Son réquisitoire, d’une violence inouïe, ne dura pas cinq minutes. Il exposa brièvement les faits, exalta les mérites du gouvernement de la Restauration et conclut à la peine de mort contre les trente accusés.

Lorsqu’il eut cessé de parler, le duc de Sairmeuse interpella le premier conjuré du premier banc :

— Levez-vous…

Il se leva.

— Votre nom ? vos prénoms ? votre âge ?…

— Chanlouineau (Eugène-Michel), âgé de vingt-neuf ans, cultivateur-propriétaire.

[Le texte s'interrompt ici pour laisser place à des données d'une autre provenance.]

class Conv2dFn(torch.autograd.Function):

    @staticmethod
    def forward(ctx, x, w, bias, stride, pad, reflect, act, bf16=False, dx_channels=0, x16=None, y_lp=False,
                null_bias_grad=False, pro=None, g_defer=False, res_tok=None, x_twin=None):
        ctx.set_materialize_grads(False)
        _dp_use(ctx.needs_input_grad, w, bias)
        ctx.res_tok = res_tok
        if res_tok is not None:
            assert x16 is None and pro is None, "a residual token belongs to an fp32 block input"
            res_tok.armed = bool(ctx.needs_input_grad[0])
            res_tok.taken = False
        ctx.g_defer = bool(g_defer)
        ctx.skip_db = bool(null_bias_grad and EXACT_NULL_BIAS_GRAD)
        ctx.bias_p = bias
        B, H, W_, Cin = x.shape
        ctx.dx_channels = dx_channels
        wt = _wino_tile(B, H, W_, Cin, w.shape[3], w.shape[0], stride, pad, bf16)
        ctx.cfg = (stride, pad, reflect, act, bias is not None, bf16)
        ctx.x_shape = tuple(x.shape)
        ctx.wino_V = 0
        ctx.lp16 = False
        ctx.x_lp = x16 is not None
        ctx.y_lp = bool(y_lp)
        k = w.shape[0]
        ctx.stem16 = ctx.head16 = False
        ctx.nbr = nbr_site_take(x16) if (x16 is not None and torch.is_tensor(x16)) else None
        if pro is not None:
            assert wt == 6 and not bf16 and x16 is None and not y_lp, "a deferred norm needs the fp32 F(6x6,3x3) path"
            if KEEP_WINOGRAD_INPUT and ctx.needs_input_grad[1]:
                y, V = raw_conv_fprop_wino(x, w, bias, reflect, act, wt, keep_V=True, pro=pro)
                ctx.wino_V = wt
                ctx.save_for_backward(V, w, y if act != L.ACT_NONE else None)
                return y
            assert not ctx.needs_input_grad[1], "a deferred norm in front of a trainable conv needs MMH_WINOGRAD_KEEP_INPUT=1"
            y = raw_conv_fprop_wino(x, w, bias, reflect, act, wt, pro=pro)
            ctx.save_for_backward(None, w, y if act != L.ACT_NONE else None)
            return y
        chain = bool(bf16) and lp16_chain_ok(Cin, w.shape[3], k, stride, pad, reflect, bf16)
        head16 = bool(bf16) and k == 7 and not y_lp and not dx_channels and pro is None \
            and head16_ok(B, H, W_, Cin, w.shape[3], k, stride, pad, reflect, bf16)
        if x16 is not None:
            assert (chain or head16) and x16.dtype == _wd(bf16) and tuple(x16.shape) == tuple(x.shape), \
                "a 16-bit input needs 16-bit kernels for all three passes"
        ctx.stem16 = False
        ctx.head16 = head16
        if head16:
            if x16 is None:
                x16 = lp16_twin(x, bf16)
            d = conv_desc(B, H, W_, Cin, w.shape[3], k, stride, pad, reflect)
            y = torch.empty((B, H, W_, w.shape[3]), dtype=torch.float32, device=x16.device)
            raw_conv7_n4(d, 0, x16, w, bias, y, act, bf16)
            ctx.save_for_backward(x16, w, y if act != L.ACT_NONE else None)
            return y
        if y_lp and not chain:
            d = conv_desc(B, H, W_, Cin, w.shape[3], k, stride, pad, reflect)
            assert bf16 and act == L.ACT_NONE and x16 is None and stem_lp16_ok(d, bf16, dx_channels), \
                "a 16-bit output needs 16-bit kernels for all passes and no activation"
            x16p = lp16_pad8(x, bf16)
            y = raw_conv_lp16_flat(d, None, w, bias, act, bf16, out16=True, x16p=x16p, want_stats=bool(null_bias_grad))
            ctx.stem16 = True
            ctx.save_for_backward(x16p, w, None)
            ctx.mark_non_differentiable(y)
            return lp_proxy(y.shape, y.device), y
        if y_lp:
            assert act == L.ACT_NONE, "a 16-bit output needs no activation"
        v2 = bool(bf16) and lp16_v2_ok(Cin, w.shape[3], k, stride, pad, 0)
        if v2 or chain:
            if x16 is None:
                if x_twin is not None and v2 and USE_LP16_CAT_TWIN:
                    assert x_twin.dtype == _wd(bf16) and tuple(x_twin.shape) == tuple(x.shape)
                    x16 = x_twin
                else:
                    x16 = lp16_twin(x, bf16)
            d = conv_desc(B, H, W_, Cin, w.shape[3], k, stride, pad, reflect)
            timed = fprop_timer is not None and fprop_timer.want(d)
            if timed:
                e0, e1 = fprop_timer.bracket()
                e0.record()
            if v2:
                y = raw_conv3x3_lp16(x16, w, bias, reflect, act, bf16, 0, out16=bool(y_lp),
                                     want_stats=bool(null_bias_grad and y_lp))
            else:
                y = raw_conv_lp16g(d, 0, x16, w, bias, act, bf16, out16=bool(y_lp), want_stats=bool(null_bias_grad and y_lp))
            if timed:
                e1.record()
            ctx.lp16 = chain or lp16_wgrad_ok(Cin, w.shape[3], k, stride, pad)
            ctx.save_for_backward(x16 if ctx.lp16 else x, w, y if act != L.ACT_NONE else None)
            if y_lp:
                ctx.mark_non_differentiable(y)
                return lp_proxy(y.shape, y.device), y
            return y
        if wt and KEEP_WINOGRAD_INPUT and ctx.needs_input_grad[1]:
            y, V = raw_conv_fprop_wino(x, w, bias, reflect, act, wt, keep_V=True, bf16=bf16)
            ctx.wino_V = wt
            ctx.save_for_backward(V, w, y if act != L.ACT_NONE else None)
            return y
        y = raw_conv_fprop(x, w, bias, stride, pad, reflect, act, bf16, want_stats=bool(null_bias_grad))
        ctx.save_for_backward(x, w, y if act != L.ACT_NONE else None)
        return y

    @staticmethod
    def backward(ctx, g, _g16=None):
        out = Conv2dFn._backward(ctx, g, _g16)
        _dp_done(ctx.needs_input_grad, ctx.saved_tensors[1], ctx.bias_p, out[1], out[2])
        return out

    @staticmethod
    def _backward(ctx, g, _g16=None):
        addend = ctx.res_tok.take() if ctx.res_tok is not None else None
        x, w, y = ctx.saved_tensors
        stride, pad, reflect, act, has_bias, bf16 = ctx.cfg
        dx = dw = db = None
        if g is None:
            return (addend,) + (None,) * 15
        wt_ = _grad_target(w) if ctx.needs_input_grad[1] else None
        bt_ = _grad_target(ctx.bias_p) if (has_bias and ctx.needs_input_grad[2]) else None
        want_db = has_bias and ctx.needs_input_grad[2] and not ctx.skip_db
        if has_bias and ctx.needs_input_grad[2] and ctx.skip_db and (ctx.bias_p.grad is None or not ACCUM_PARAM_GRADS):
            db = torch.zeros_like(ctx.bias_p)
        if (act != L.ACT_NONE and bf16 and ctx.needs_input_grad[0] and not ctx.needs_input_grad[1] and not want_db
                and not ctx.g_defer and not ctx.y_lp and not ctx.x_lp and not ctx.dx_channels
                and _dgrad_takes_dy16(*ctx.x_shape, w.shape[3], w.shape[0], stride, pad, reflect, bf16)):
            g16 = raw_act_bwd_lp16(g.contiguous(), y, act, bf16)
            dx = raw_conv_dgrad(None, w, ctx.x_shape, stride, pad, reflect, bf16, 0, dy16=g16)
            return _tok_add(dx, addend), dw, db, None, None, None, None, None, None, None, None, None, None, None, None, None
        if ctx.head16:
            g = g.contiguous()
            if act != L.ACT_NONE:
                g = raw_act_bwd(g, y, act)
            if ctx.needs_input_grad[0]:
                dx = raw_conv_dgrad(g, w, ctx.x_shape, stride, pad, reflect, bf16, 0, out16=ctx.x_lp)
                if ctx.x_lp:
                    dx = lp_grad_out(dx)
            if ctx.needs_input_grad[1]:
                dw = _finish_param_grad(raw_head_wgrad16(x, g, bf16, out=wt_), wt_)
            if want_db:
                db = _finish_param_grad(raw_colsum(g.numel() // g.shape[3], g.shape[3], g, out=bt_), bt_)
            return _tok_add(dx, addend), dw, db, None, None, None, None, None, None, None, None, None, None, None, None, None
        if ctx.stem16:
            g16 = lp_grad_in(g, "Conv2dFn (stem)")
            if ctx.needs_input_grad[0]:
                dx = raw_conv_dgrad_thin(g16, w, ctx.x_shape, reflect)
            if ctx.needs_input_grad[1]:
                Bx, Hx, Wx, Cx = ctx.x_shape
                dd = conv_desc(Bx, Hx, Wx, Cx, w.shape[3], w.shape[0], stride, pad, reflect)
                if stem_wgrad16_ok(dd, x.shape[3], bf16) and g16.is_contiguous():
                    dw = _finish_param_grad(raw_wgrad_stem_lp16(dd, x, g16, bf16, out=wt_), wt_)
                elif lp16_flat_wgrad_ok(dd, x.shape[3], bf16):
                    dw = _finish_param_grad(raw_wgrad_lp16_flat(dd, x, x.shape[3], g16, bf16, out=wt_), wt_)
                else:
                    dw = _finish_param_grad(raw_conv_wgrad_lp16_gen1(x, g16, Cx, w.shape[0], stride, pad, reflect, bf16,
                                                                     out=wt_), wt_)
            if want_db:
                db = _finish_param_grad(raw_colsum(g16.numel() // g16.shape[3], g16.shape[3], g16, out=bt_), bt_)
            return _tok_add(dx, addend), dw, db, None, None, None, None, None, None, None, None, None, None, None, None, None
        if ctx.y_lp:
            g16 = lp_grad_in(g, "Conv2dFn")
            if ctx.needs_input_grad[0]:
                fuse = addend is not None and not ctx.x_lp and not ctx.dx_channels
                dx = raw_conv_dgrad(None, w, ctx.x_shape, stride, pad, reflect, bf16, ctx.dx_channels, dy16=g16,
                                    out16=ctx.x_lp, addend=addend if fuse else None,
                                    nbr=ctx.nbr if (ctx.x_lp and not ctx.dx_channels) else None)
                if fuse:
                    addend = None
                if ctx.x_lp:
                    dx = lp_grad_out(dx)
            if ctx.needs_input_grad[1]:
                dw = _finish_param_grad(raw_conv_wgrad(x, g16, w.shape[0], stride, pad, reflect, bf16, out=wt_), wt_)
            if want_db:
                db = _finish_param_grad(raw_colsum(g16.numel() // g16.shape[3], g16.shape[3], g16, out=bt_), bt_)
            return _tok_add(dx, addend), dw, db, None, None, None, None, None, None, None, None, None, None, None, None, None
        fused_bwd = (FUSE_WINO6_BWD and ctx.wino_V == 6 and not bf16 and ctx.needs_input_grad[0]
                     and ctx.needs_input_grad[1]
                     and _wino_tile(*ctx.x_shape, w.shape[3], 3, stride, pad, bf16, "dgrad") == 6)
        nbd = None
        if ctx.g_defer:
            nbd = norm_bwd_defer_in(g, "Conv2dFn")
            Hx, Wx = ctx.x_shape[1], ctx.x_shape[2]
            if not (fused_bwd and act == L.ACT_NONE and not want_db and (not reflect or _fold_same_grid(Hx, Wx))):
                g = raw_norm_bwd_apply_rc(nbd)
                nbd = None
        if nbd is None:
            g = g.contiguous()
            if act != L.ACT_NONE:
                g = raw_act_bwd(g, y, act)
        if fused_bwd:
            dx, dw = raw_conv_bwd_wino6(g, w, ctx.x_shape, reflect, x, dw_out=wt_, nbd=nbd)
            dw = _finish_param_grad(dw, wt_)
            if want_db:
                db = _finish_param_grad(raw_colsum(g.numel() // g.shape[3], g.shape[3], g, out=bt_), bt_)
            return _tok_add(dx, addend), dw, db, None, None, None, None, None, None, None, None, None, None, None, None, None
        if ctx.lp16:
            g16 = lp16_twin(g, bf16)
            if ctx.needs_input_grad[0]:
                dx = raw_conv_dgrad(g, w, ctx.x_shape, stride, pad, reflect, bf16, ctx.dx_channels, dy16=g16,
                                    out16=ctx.x_lp)
                if ctx.x_lp:
                    dx = lp_grad_out(dx)
            if ctx.needs_input_grad[1]:
                dw = _finish_param_grad(raw_conv_wgrad(x, g16, w.shape[0], stride, pad, reflect, bf16, out=wt_), wt_)
            if want_db:
                db = _finish_param_grad(raw_colsum(g.numel() // g.shape[3], g.shape[3], g, out=bt_), bt_)
            return _tok_add(dx, addend), dw, db, None, None, None, None, None, None, None, None, None, None, None, None, None
        if (not WINOGRAD_FPROP and FUSE_WINO6_BWD and not bf16 and not ctx.wino_V and not ctx.dx_channels
                and ctx.needs_input_grad[0] and ctx.needs_input_grad[1] and x is not None and x.dtype == torch.float32
                and _wino_tile(*ctx.x_shape, w.shape[3], w.shape[0], stride, pad, bf16, "dgrad") == 6
                and _wino_tile(*ctx.x_shape, w.shape[3], w.shape[0], stride, pad, bf16, "wgrad") == 6):
            Bx, Hx, Wx, Cx = ctx.x_shape
            V = _empty((64, Bx * (-(-Hx // 6)) * (-(-Wx // 6)), Cx), x)
            L.call("mmh_wino_input", _ptr(x), Bx, Hx, Wx, Cx, int(bool(reflect)), 6, L.F32, _ptr(V), _stream())
            dx, dw = raw_conv_bwd_wino6(g, w, ctx.x_shape, reflect, V, dw_out=wt_)
            dw = _finish_param_grad(dw, wt_)
            if want_db:
                db = _finish_param_grad(raw_colsum(g.numel() // g.shape[3], g.shape[3], g, out=bt_), bt_)
            return _tok_add(dx, addend), dw, db, None, None, None, None, None, None, None, None, None, None, None, None, None
        if ctx.needs_input_grad[0]:
            dx = raw_conv_dgrad(g, w, ctx.x_shape, stride, pad, reflect, bf16, ctx.dx_channels)
        if ctx.needs_input_grad[1]:
            if ctx.wino_V:
                dw = _finish_param_grad(raw_conv_wgrad_wino(None, g, reflect, ctx.wino_V, V=x, bf16=bf16, out=wt_), wt_)
            else:
                dw = _finish_param_grad(raw_conv_wgrad(x, g, w.shape[0], stride, pad, reflect, bf16, out=wt_), wt_)
        if want_db:
            db = _finish_param_grad(raw_colsum(g.numel() // g.shape[3], g.shape[3], g, out=bt_), bt_)
        return _tok_add(dx, addend), dw, db, None, None, None, None, None, None, None, None, None, None, None, None, None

— Propriétaire de biens nationaux…

— Propriétaire de biens qui, ayant été payés en bon argent, gagné à force de travail, sont à moi légitimement.

Le duc de Sairmeuse ne voulut pas relever le défi, car c’en était un, par le fait.

— Vous avez fait partie de la rébellion ? poursuivit-il.

— Oui.

— Vous avez raison d’avouer, car on va introduire des témoins qui vous reconnaîtront.

Cinq grenadiers entrèrent ; qui étaient de ceux que Chanlouineau avait tenus en respect pendant que Maurice, l’abbé Midon et Marie-Anne montaient en voiture.

Ces militaires affirmèrent qu’ils remettaient très-bien l’accusé, et même, l’un d’eux entama de lui un éloge intempestif, déclarant que c’était un solide gaillard, d’une bravoure admirable.